> [Exercise data]:

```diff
@@ -1731,34 +1839,11 @@
 	const size_t smem = lac ? 4 * (size_t) ((m->nrow + 1) / 2)
 				: 4 * (size_t) m->nrow;
 	int grid = P.nchunks < sms ? P.nchunks : sms;
-	const int64_t tile = (int64_t) HIST_THREADS * (lac ? 16 : 8) * 4;
+	const int64_t tile = lac ? 2 * SVT_TILE_ENTRIES : SVT_TILE_ENTRIES;
 	const int64_t ntiles = (m->nnz + tile - 1) / tile;
 	if (ntiles >= (int64_t) sms * 4 &&
 	    strcmp(svtgpu_env("SVTGPU_ROW_HIST_TILES", "cyclic"), "cyclic") == 0) {
-		if (m->d_hist_tiles == NULL || m->hist_tile != tile) {
-			if (m->d_hist_tiles != NULL)
-				svt_free_async(m->d_hist_tiles, s);
-			m->d_hist_tiles = NULL;
-			int *d_max = NULL;
-			SVT_CUDA(svt_malloc_async((void **) &m->d_hist_tiles,
-					8 * (size_t) (ntiles + 1) + 64, s));
-			d_max = (int *) (m->d_hist_tiles + ntiles + 1);
-			SVT_CUDA(cudaMemsetAsync(d_max, 0, sizeof(int), s));
-			const unsigned g = (unsigned) ((ntiles + 1 + 255) / 256);
-			hist_tile_leaves<<<g, 256, 0, s>>>(m->d_leaf_ptr, m->nleaf,
-				m->nnz, tile, ntiles, m->d_hist_tiles, d_max, 0);
-			hist_tile_leaves<<<g, 256, 0, s>>>(m->d_leaf_ptr, m->nleaf,
-				m->nnz, tile, ntiles, m->d_hist_tiles, d_max, 1);
-			SVT_CUDA(cudaGetLastError());
-			svtgpu_count_launch(2);
-			int h_max = 0;
-			SVT_CUDA(cudaMemcpyAsync(&h_max, d_max, sizeof(int),
-					cudaMemcpyDeviceToHost, s));
-			SVT_CUDA(cudaStreamSynchronize(s));
-			m->hist_tile = tile;
-			m->hist_ntiles = ntiles;
-			m->hist_max_leaves = h_max;
-		}
+		SVT_CHECK(svt_ensure_tile_table(m, tile, s));
 		if (m->hist_max_leaves <= P.piece_leaves) {
 			P.tile_leaf = m->d_hist_tiles;
 			P.tile = tile;
```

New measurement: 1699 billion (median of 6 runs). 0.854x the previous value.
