@@ -240,10 +300,10 @@
             R = R2 = tie_l ? lo + m : lo + m - 1;
             if (tie_l) L2 = lo; else R2 = lo + m;
         } else {
-            L = run_end_fwd(pk, c, ks, lo, lo + m, lane);
-            R = (L == lo + m) ? L : run_begin_bwd(pk, c, ks, lo + m - 1, L, lane);
-            L2 = run_begin_bwd(pk, c, ks, lo - 1, 0, lane);
-            R2 = run_end_fwd(pk, c, ks, lo + m, P, lane);
+            L = run_end_fwd<PRE>(pk, c, ks, lo, lo + m, lane);
+            R = (L == lo + m) ? L : run_begin_bwd<PRE>(pk, c, ks, lo + m - 1, L, lane);
+            L2 = run_begin_bwd<PRE>(pk, c, ks, lo - 1, 0, lane);
+            R2 = run_end_fwd<PRE>(pk, c, ks, lo + m, P, lane);
         }
         need_t = m - (R - L);
         const int T = (L - L2) + (R2 - R);
@@ -258,11 +318,11 @@
                 int cn = 0;
                 for (int i0 = L2; i0 < L; i0 += PCG_WAVE) {
                     const int i = i0 + lane;
-                    cn += wave_count(i < L && (int)(uint32_t)pk_ld(pk, i) <= mid);
+                    cn += wave_count(i < L && (int)(uint32_t)pk_ld<PRE>(pk, i) <= mid);
                 }
                 for (int i0 = R; i0 < R2; i0 += PCG_WAVE) {
                     const int i = i0 + lane;
-                    cn += wave_count(i < R2 && (int)(uint32_t)pk_ld(pk, i) <= mid);
+                    cn += wave_count(i < R2 && (int)(uint32_t)pk_ld<PRE>(pk, i) <= mid);
                 }
                 if (cn >= need_t) phi = mid;
                 else plo = mid + 1;
@@ -272,7 +332,7 @@
             const int nl = L - L2;
             const int ti = lane < nl ? L2 + lane : R + (lane - nl);
             const bool tv = lane < T;
-            const int tp = tv ? (int)(uint32_t)pk_ld(pk, ti) : INT_MAX;
+            const int tp = tv ? (int)(uint32_t)pk_ld<PRE>(pk, ti) : INT_MAX;
             int rank = 0;
             for (int j = 0; j < T; ++j) rank += __builtin_amdgcn_readlane(tp, j) < tp;
             const uint64_t hit = __ballot(tv && rank == need_t - 1);
@@ -285,10 +345,102 @@
     return w;
 }
 
-template <int NW>
+__device__ __forceinline__ int pp_probe(int lo, int hi, int lane, bool &valid) {
+    const int n = hi - lo;
+    if (n <= PCG_WAVE) {
+        valid = lo + lane < hi;
+        return valid ? lo + lane : hi - 1;
+    }
+    const int step = (n + PCG_WAVE - 1) >> 6;
+    const int q = lo + (lane + 1) * step - 1;
+    valid = true;
+    return q > hi - 1 ? hi - 1 : q;
+}
+__device__ __forceinline__ bool pp_advance(int &lo, int &hi, int cnt) {
+    const int n = hi - lo;
+    if (n <= PCG_WAVE) {
+        lo += cnt;
+        return true;
+    }
+    if (cnt == PCG_WAVE) {
+        lo = hi;
+        return true;
+    }
+    const int step = (n + PCG_WAVE - 1) >> 6;
+    int qc = lo + (cnt + 1) * step - 1;
+    if (qc > hi - 1) qc = hi - 1;
+    if (cnt > 0) {
+        int ql = lo + cnt * step - 1;
+        if (ql > hi - 1) ql = hi - 1;
+        lo = ql + 1;
+    }
+    hi = qc;
+    return hi <= lo;
+}
+
+struct WinStage {
+    int live, lo, hi;
+    uint32_t v0, v1;
+};
+template <bool PRE>
+__device__ __forceinline__ WinStage win_stage_issue(const ChooseArgs &a, int m, int lane, int lo, int hi) {
+    const uint64_t *__restrict__ pk = a.pos_keys;
+    const int P = a.g.n_pos;
+    const bool probe = hi > lo;
+    bool valid;
+    const int x = pp_probe(lo, probe ? hi : lo + 1, lane, valid);
+    int e = lane == 0 ? lo : lane == 1 ? lo + m - 1 : lane == 2 ? lo + 1 : lane == 3 ? lo + m - 2 : lane == 4 ? lo - 1 : lo + m;
+    e = e < 0 ? 0 : (e > P - 1 ? P - 1 : e);
+    WinStage s;
+    s.lo = lo;
+    s.hi = hi;
+    s.live = probe ? 1 : 2;
+    s.v0 = pk_score_bits_here<PRE>(pk, probe ? x : e);
+    s.v1 = pk_score_bits_here<PRE>(pk, probe ? x + m : e);
+    return s;
+}
+__device__ __forceinline__ bool win_stageable(const ChooseArgs &a, int m) {
+    const int P = a.g.n_pos;
+    return m > 0 && m < P && key_index_stride(P) - 1 + m <= PCG_WAVE * PCG_WAVE;
+}
+template <bool PRE>
+__device__ __forceinline__ WinStage win_stage_begin(const ChooseArgs &a, int m, float c, int lane, const int *sortw) {
+    int lo, hi;
+    window_bracket<PRE>(a, m, c, lane, sortw, lo, hi);
+    lo = __builtin_amdgcn_readfirstlane(lo);
+    hi = __builtin_amdgcn_readfirstlane(hi);
+    return win_stage_issue<PRE>(a, m, lane, lo, hi);
+}
+template <bool PRE>
+__device__ __forceinline__ WinStage win_stage_step(const ChooseArgs &a, int m, float c, int lane, const WinStage &s) {
+    bool valid;
+    (void)pp_probe(s.lo, s.hi > s.lo ? s.hi : s.lo + 1, lane, valid);
+    const bool farther = (c - from_orderable(s.v0)) > (from_orderable(s.v1) - c);
+    const int cnt = wave_count(valid & farther);
+    int lo = s.lo, hi = s.hi > s.lo ? s.hi : s.lo + 1;
+    const bool done = pp_advance(lo, hi, cnt);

> [About this task]: Scan the material above for lines holding the string "NULL" and copy those lines.

> [Solution to the problem]:
-		if (m->d_hist_tiles == NULL || m->hist_tile != tile) {
-			if (m->d_hist_tiles != NULL)
-			m->d_hist_tiles = NULL;
-			int *d_max = NULL;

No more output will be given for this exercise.